Wie bewerten Sie Ihre bisherigen Erfahrungen? Nach dem ersten Sommer auf der Sophienhöhe ziehen wir eine durchweg positive Bilanz. Unser Team ist täglich vor Ort und überwacht das Wohl der Tiere, denen es sichtlich gut geht. Die Koniks sind vital und zeigen ein absolut artgerechtes Verhalten. Auch die Geburt von zwei Fohlen, die sich prächtig entwickeln, ist ein weiteres gutes Zeichen. Bedenken, dass die Tiere eventuell die Zäune durchbrechen könnten, haben sich nicht bewahrheitet.
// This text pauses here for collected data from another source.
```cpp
__global__ __launch_bounds__(64) void wfa_bound_kernel(const uint8_t* __restrict__ seq, const BoundJob* __restrict__ jobs,
                                                       int32_t* __restrict__ out, DevPen pen, int njobs) {
  const int i = blockIdx.x, lane = (int)threadIdx.x;
  if (i >= njobs) return;
  const BoundJob J = jobs[i];
  const uint8_t* P = seq + J.p_off;
  const uint8_t* T = seq + J.t_off;
  const int pl = J.pl, tl = J.tl;
  auto gap = [&](int L) -> long long { return L <= 0 ? 0ll : min((long long)pen.o1 + (long long)L * pen.e1, (long long)pen.o2 + (long long)L * pen.e2); };
  auto give_up = [&]() { if (lane == 0) out[i] = -1; };
  if (min(pl, tl) < 256) { give_up(); return; }
  constexpr int PROBE = 24, RUN = 16, LOOK = 32;
  int v = 0, h = 0;
  long long score = 0;
  {
    bool found = false;
    const int amax = min(4096, max(pl, tl) - 128);
    for (int q0 = 0; q0 <= 96 && !found; q0 += 48) {
      for (int base = 0; base < amax && !found; base += 32) {
        const bool del = lane < 32;
        const int sh = base + (lane & 31);
        bool ok = false;
        if (del) {
          if (sh + q0 + PROBE <= pl && q0 + PROBE <= tl)
            ok = load8(P + sh + q0) == load8(T + q0) && load8(P + sh + q0 + 8) == load8(T + q0 + 8) && load8(P + sh + q0 + 16) == load8(T + q0 + 16);
        } else if (sh > 0) {
          if (q0 + PROBE <= pl && sh + q0 + PROBE <= tl)
            ok = load8(P + q0) == load8(T + sh + q0) && load8(P + q0 + 8) == load8(T + sh + q0 + 8) && load8(P + q0 + 16) == load8(T + sh + q0 + 16);
        }
        const unsigned long long hit = __ballot(ok);
        if (hit) {
          const unsigned hd = (unsigned)(hit & 0xffffffffull), hi = (unsigned)(hit >> 32);
          const int a = hd ? base + (int)__builtin_ctz(hd) : INT32_MAX, b = hi ? base + (int)__builtin_ctz(hi) : INT32_MAX;
          if (a <= b) { v = a; score += gap(a); } else { h = b; score += gap(b); }
          found = true;
        }
      }
    }
    if (!found) { give_up(); return; }
  }
  const int max_events = 64 + (pl + tl) / 64;
  int events = 0, forced = 0;
  for (;;) {
    const int maxn = min(pl - v, tl - h);
    int n = wave_lce_tail<false>(P, T, nullptr, nullptr, v, h, 0, maxn, lane == 0 && maxn > 0, 0, 0);
    n = rdlane(n, 0);
    v += n; h += n;
    if (v >= pl || h >= tl) break;
    if (++events > max_events) { give_up(); return; }
    int dv = 0, dh = 0;
    long long cost = 0;
    bool cand = true;
    if (lane == 0) { dv = 1; dh = 1; cost = pen.x; }
    else if (lane < 32) { dv = lane; cost = gap(lane); }
    else if (lane < 63) { dh = lane - 31; cost = gap(lane - 31); }
    else cand = false;
    const int v2 = v + dv, h2 = h + dh;
    cand = cand && v2 <= pl && h2 <= tl;
    int m = 0, mx = 0;
    if (cand) {
      mx = min(min(pl - v2, tl - h2), LOOK);
      m = min(lce_from(P + v2, T + h2, 0, mx), mx);
    }
    const bool pass = cand && (m >= RUN || m == min(pl - v2, tl - h2));
    long long key = pass ? ((cost << 8) | (long long)lane) : INT64_MAX;
#pragma unroll
    for (int d = 32; d >= 1; d >>= 1) key = min(key, __shfl_xor(key, d, 64));
    if (key != INT64_MAX) {
      const int w = (int)(key & 0xff);
      score += key >> 8;
      v += rdlane(dv, w); h += rdlane(dh, w);
      forced = 0;
    } else {
      if (++forced > 6) { give_up(); return; }
      score += pen.x; ++v; ++h;
    }
  }
  score += gap(pl - v) + gap(tl - h);
  if (lane == 0) out[i] = score < (long long)(SUB_NONE - 1) ? (int32_t)score : -1;
}
void launch_bound(const uint8_t* seq, const BoundJob* jobs, int32_t* out, int njobs, DevPen pen, hipStream_t st) {
  hipLaunchKernelGGL(wfa_bound_kernel, dim3(njobs), dim3(64), 0, st, seq, jobs, out, pen, njobs);
}
// ... 115 lines not shown
void launch_tile_init(const uint8_t* seq, int32_t* ring, const TileJob* jobs, int32_t* mak0, int njobs, int ring_rows, hipStream_t st) {
  if (ring_rows == RING) hipLaunchKernelGGL(r32::wfa_tile_init_kernel, dim3(njobs * 2), dim3(64), 0, st, seq, ring, jobs, mak0, njobs);
  else hipLaunchKernelGGL(r128::wfa_tile_init_kernel, dim3(njobs * 2), dim3(64), 0, st, seq, ring, jobs, mak0, njobs);
}
void launch_tile(const uint8_t* seq, int32_t* ring, const TileJob* jobs, const TileTask* tasks, int32_t* mak, int ntasks,
                 int threads, int T, int Wt, size_t lds_bytes, DevPen pen, int scope, int ring_rows, hipStream_t st) {
  if (ring_rows == RING) {
    (void)hipFuncSetAttribute((const void*)r32::wfa_tile_kernel, hipFuncAttributeMaxDynamicSharedMemorySize, (int)lds_bytes);
    hipLaunchKernelGGL(r32::wfa_tile_kernel, dim3(ntasks), dim3(threads), lds_bytes, st, seq, ring, jobs, tasks, mak, T, Wt, pen, scope);
  } else {
    (void)hipFuncSetAttribute((const void*)r128::wfa_tile_kernel, hipFuncAttributeMaxDynamicSharedMemorySize, (int)lds_bytes);
    hipLaunchKernelGGL(r128::wfa_tile_kernel, dim3(ntasks), dim3(threads), lds_bytes, st, seq, ring, jobs, tasks, mak, T, Wt, pen, scope);
  }
}
void launch_tile_advance(TileJob* jobs, int32_t* mak, int njobs, int T, DevPen pen, int exact, int coarse, int launched, hipStream_t st) {
  hipLaunchKernelGGL(wfa_tile_advance_kernel, dim3(njobs), dim3(64), 0, st, jobs, mak, njobs, T, pen, exact, coarse, launched);
}
void launch_tile_reg(const uint8_t* seq, int32_t* ring, const TileJob* jobs, const TileTask* tasks, int32_t* mak, int ntasks,
                     int threads, int T, int C, bool cut, hipStream_t st) {
  const size_t lds = (size_t)(T + 1) * 4;
  if (C == 4) hipLaunchKernelGGL((wfa_tile_reg_kernel<4, 256, 5, 10, 25, 2, 1>), dim3(ntasks), dim3(threads), lds, st, seq, ring, jobs, tasks, mak, T);
  else if (cut) hipLaunchKernelGGL((wfa_tile_reg_kernel<2, 1024, 5, 10, 25, 2, 1, false, true>), dim3(ntasks), dim3(threads), lds, st, seq, ring, jobs, tasks, mak, T);
  else hipLaunchKernelGGL((wfa_tile_reg_kernel<2, 1024, 5, 10, 25, 2, 1, false, false>), dim3(ntasks), dim3(threads), lds, st, seq, ring, jobs, tasks, mak, T);
}
void launch_tile_p2(const uint8_t* seq, int32_t* ring, const TileJob* jobs, const TileTask* tasks, int ntasks, int threads,
                    int32_t* p2, bool cut, hipStream_t st) {
  const size_t lds = (size_t)(P2K + 1) * 4;
  if (cut) hipLaunchKernelGGL((wfa_tile_reg_kernel<2, 1024, 5, 10, 25, 2, 1, true, true>), dim3(ntasks), dim3(threads), lds, st, seq, ring, jobs, tasks,
                              (int32_t*)nullptr, P2K, p2, (int32_t*)nullptr);
  else hipLaunchKernelGGL((wfa_tile_reg_kernel<2, 1024, 5, 10, 25, 2, 1, true, false>), dim3(ntasks), dim3(threads), lds, st, seq, ring, jobs, tasks,
                          (int32_t*)nullptr, P2K, p2, (int32_t*)nullptr);
}
__global__ __launch_bounds__(256) void wfa_p2_to_ring_kernel(int32_t* __restrict__ ring, const int32_t* __restrict__ p2, const P2Job* __restrict__ jobs) {
  const int job = blockIdx.x / (2 * 5 * RING), rest = blockIdx.x % (2 * 5 * RING), d = rest / (5 * RING), cc = (rest / RING) % 5, r = rest % RING;
  const P2Job J = jobs[job];
  const int sd = d == 0 ? J.sf : J.sr, s = sd + P2K - r;
  const Rng RG = make_rng(J.pl, J.tl, J.sub);
  const int lo = rng_lo(RG, s), hi = rng_hi(RG, s);
  const int32_t* src = p2 + J.p2_off + J.koff2 + ((int64_t)((d * 5 + cc) * P2K + (s - sd - 1))) * J.w2;
  int32_t* dst = ring + J.ring_in + ((int64_t)((d * 5 + cc) * RING + (s & RMASK))) * J.width;
  for (int c = threadIdx.x; c < J.width; c += blockDim.x) {
    const int k = c - J.koff;
    dst[c] = (k >= lo && k <= hi) ? src[k] : WF_NULL;
  }
}
void launch_p2_to_ring(int32_t* ring, const int32_t* p2, const P2Job* jobs, int njobs, hipStream_t st) {
  static_assert(P2K >= RING, "the snapshot after a round of phase 2 is taken from the P2 rows alone");
  hipLaunchKernelGGL(wfa_p2_to_ring_kernel, dim3((unsigned)njobs * 2 * 5 * RING), dim3(256), 0, st, ring, p2, jobs);
}
__global__ __launch_bounds__(256) void wfa_ring_widen_kernel(const RingWidenJob* __restrict__ jobs) {
  const RingWidenJob J = jobs[blockIdx.z];
  const int64_t c0 = ((int64_t)blockIdx.x * blockDim.x + threadIdx.x) * 4;
  if (c0 + 3 >= (int64_t)J.dst_w) return;
  const int64_t row = blockIdx.y;
  const int32_t* __restrict__ src = J.src + row * (int64_t)J.src_w;
  int32_t* __restrict__ dst = J.dst + row * (int64_t)J.dst_w;
  const int64_t delta = (int64_t)J.src_koff - J.dst_koff;
  const int64_t k0 = c0 - J.dst_koff, s0 = c0 + delta;
  int4 v = make_int4(WF_NULL, WF_NULL, WF_NULL, WF_NULL);
  const bool inside = k0 >= J.klo && k0 + 3 <= J.khi && s0 >= 0 && s0 + 3 < (int64_t)J.src_w;
  const bool aligned = ((delta & 3) == 0) && ((J.src_w & 3) == 0) && ((reinterpret_cast<uintptr_t>(J.src) & 15) == 0);
  if (inside && aligned) {
    v = *reinterpret_cast<const int4*>(src + s0);
  } else {
    int32_t e[4];
#pragma unroll
    for (int q = 0; q < 4; ++q) {
      const int64_t k = k0 + q, sc = s0 + q;
      e[q] = (k >= J.klo && k <= J.khi && sc >= 0 && sc < (int64_t)J.src_w) ? src[sc] : WF_NULL;
    }
    v = make_int4(e[0], e[1], e[2], e[3]);
  }
  if ((reinterpret_cast<uintptr_t>(J.dst) & 15) == 0) *reinterpret_cast<int4*>(dst + c0) = v;
  else { dst[c0] = v.x; dst[c0 + 1] = v.y; dst[c0 + 2] = v.z; dst[c0 + 3] = v.w; }
}
void launch_ring_widen(const RingWidenJob* jobs, int njobs, int max_dst_w, int ring_rows, hipStream_t st) {
  if (njobs <= 0 || max_dst_w <= 0) return;
  const unsigned chunks = (unsigned)((max_dst_w / 4 + 255) / 256);
  hipLaunchKernelGGL(wfa_ring_widen_kernel, dim3(chunks, (unsigned)(2 * 5 * ring_rows), (unsigned)njobs), dim3(256), 0, st, jobs);
}
void launch_p2_blockmax(const int32_t* ring, const int32_t* p2, const P2Job* jobs, int32_t* bmax, int32_t* p2max, int njobs, hipStream_t st) {
  hipLaunchKernelGGL(wfa_p2_blockmax_kernel, dim3(njobs * 2 * P2ROWS), dim3(256), 0, st, ring, p2, jobs, bmax, p2max);
}
void launch_p2_overlap(const int32_t* ring, const int32_t* p2, const P2Job* jobs, const int32_t* p2max, const int32_t* bmax, int32_t* pbmax,
                       BpResult* res, int njobs, int threads, int max_nblk, DevPen pen, int scope, hipStream_t st) {
  static const int count = getenv("WFM_P2_COUNT") ? atoi(getenv("WFM_P2_COUNT")) : 0;
  (void)max_nblk;
  static const int work_cap = getenv("WFM_P2_WORKCAP") ? std::max(1, std::min(P2WORK, atoi(getenv("WFM_P2_WORKCAP")))) : P2WORK;
  static const int cm_max = getenv("WFM_P2_COLMAX") ? std::max(0, std::min(P2CM, atoi(getenv("WFM_P2_COLMAX")))) : P2CM;
  hipLaunchKernelGGL(wfa_p2_overlap_kernel, dim3(njobs), dim3(threads), 0, st, ring, p2, jobs, p2max, bmax, pbmax, res, pen, scope, count, work_cap, cm_max);
}
void p2_counters(unsigned long long* out) { (void)hipMemcpyFromSymbol(out, HIP_SYMBOL(g_p2cnt), sizeof(unsigned long long) * 8); }
void launch_base(const uint8_t* seq, int32_t* a32, uint8_t* a8, uint32_t* rle, const BaseJob* jobs, BaseResult* res,
                 int njobs, DevPen pen, bool wide, int ring_rows, hipStream_t st) {
  if (ring_rows == RING) {
    if (wide) hipLaunchKernelGGL(r32::wfa_base_kernel<1024>, dim3(njobs), dim3(1024), 0, st, seq, a32, a8, rle, jobs, res, pen);
    else hipLaunchKernelGGL(r32::wfa_base_kernel<256>, dim3(njobs), dim3(256), 0, st, seq, a32, a8, rle, jobs, res, pen);
  } else {
    if (wide) hipLaunchKernelGGL(r128::wfa_base_kernel<1024>, dim3(njobs), dim3(1024), 0, st, seq, a32, a8, rle, jobs, res, pen);
    else hipLaunchKernelGGL(r128::wfa_base_kernel<256>, dim3(njobs), dim3(256), 0, st, seq, a32, a8, rle, jobs, res, pen);
  }
}
void launch_compact(const uint32_t* rle, const int64_t* off, const int64_t* cap, uint32_t* out, unsigned long long* total,
                    int64_t* out_start, int32_t* out_count, int nprob, hipStream_t st) {
  hipLaunchKernelGGL(rle_compact_kernel, dim3(nprob), dim3(256), 0, st, rle, off, cap, out, total, out_start, out_count);
}

}
```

Sie sind entspannt und ausgeglichen, genauso wie die meisten Besucherinnen und Besucher, die sich an die Regeln im Umgang mit den Tieren halten.

 

 

 

Besuchergruppe auf der Goldenen Aue

Wie reagieren die Besucherinnen und Besucher auf die Koniks? Die Pferde auf der Goldenen Aue haben schnell die Herzen der Menschen erobert und sind ein echter Besuchermagnet. Das zeigt auch das überwältigende Interesse an unseren Exkursionen: In einer Woche hatten wir über 800 Anmeldungen. Mit diesem Angebot wollen wir vermitteln, dass Koniks Wildpferde sind und sich anders verhalten als Pferde im Reitstall. Koniks stammen von den Tarpanen ab, einer ausgestorbenen Wildpferdart. Sie sind nicht scheu und lassen sich nicht so leicht aus der Ruhe bringen. Seit Juli haben wir mehr als 20 Exkursionen durchgeführt und sehen, wie entspannt die Tiere auf die Besucher reagieren. Gleichzeitig nutzen wir diese Gelegenheit, um für Naturschutz zu sensibilisieren und immer wieder auf den richtigen Umgang mit den Pferden hinzuweisen. 

Wie verhält man sich korrekt gegenüber den Wildpferden? Das ist im Grunde ganz einfach: Hunde sollten angeleint bleiben – weniger wegen der Pferde, sondern aus Sorge um die Hunde. Die Tiere sollten nicht gefüttert oder gestreichelt werden, auch wenn sie nicht scheu sind. Wichtig ist, auf den Wegen zu bleiben und mindestens 25 Meter Abstand zu halten. Wir haben hier keinen Streichelzoo, sondern Wildpferde in ihrem natürlichen Lebensraum. 

Wie wird das Projekt überwacht? Die Forschungsstelle Rekultivierung führt in Zusammenarbeit mit den Biologischen Stationen und Fachleuten ein umfassendes Monitoring durch, das von Naturschutzverbänden wie BUND und NABU sowie dem LANUV begleitet und unterstützt wird. Wir zählen und kategorisieren Vögel, Amphibien, Wildbienen, Vegetation und Schmetterlinge. Besonders interessant sind koprophage Arten wie Laufkäfer und Schwebfliegen, da sie wichtige Indikatoren für den Erfolg des Projekts sind. 

Einmal täglich wird die Herde kontrolliert, und ein Veterinär begleitet das Projekt. Die Tiere sind gut versorgt und zeigen bisher keine Probleme. Es gab lediglich eine Stute, die sich kurzzeitig vertreten hatte, was jedoch schnell wieder in Ordnung war. Hufpflege ist bei den Koniks im Gegensatz zu Reitpferden nicht notwendig. Bei Bedarf kann aber auch in diesem Fall nachgesteuert werden. Das Tierwohl ist in unserem Projekt sehr wichtig. 

Wie soll sich das Beweidungsprojekt in Zukunft entwickeln? Langfristig soll die Beweidungsfläche auf 500 Hektar wachsen, was im Rahmen­plan Hambach und im Braunkohlen­plan bereits verzeichnet ist. Neue Bereiche der Sophienhöhe in Richtung Ta­ge­bau­see sowie eine kleine Waldfläche sollen hinzukommen. Beweidung kann dort lichtere Waldstrukturen schaffen, die für viele Arten wichtig sind. Zudem könnten wir in Zusammenarbeit mit Bio-Landwirten Rinder oder Wasserbüffel ansiedeln. Im NEULAND HAMBACH würde damit das größte Beweidungsprojekt in Nordrhein-Westfalen entstehen an dem die ganze Region partizipieren kann.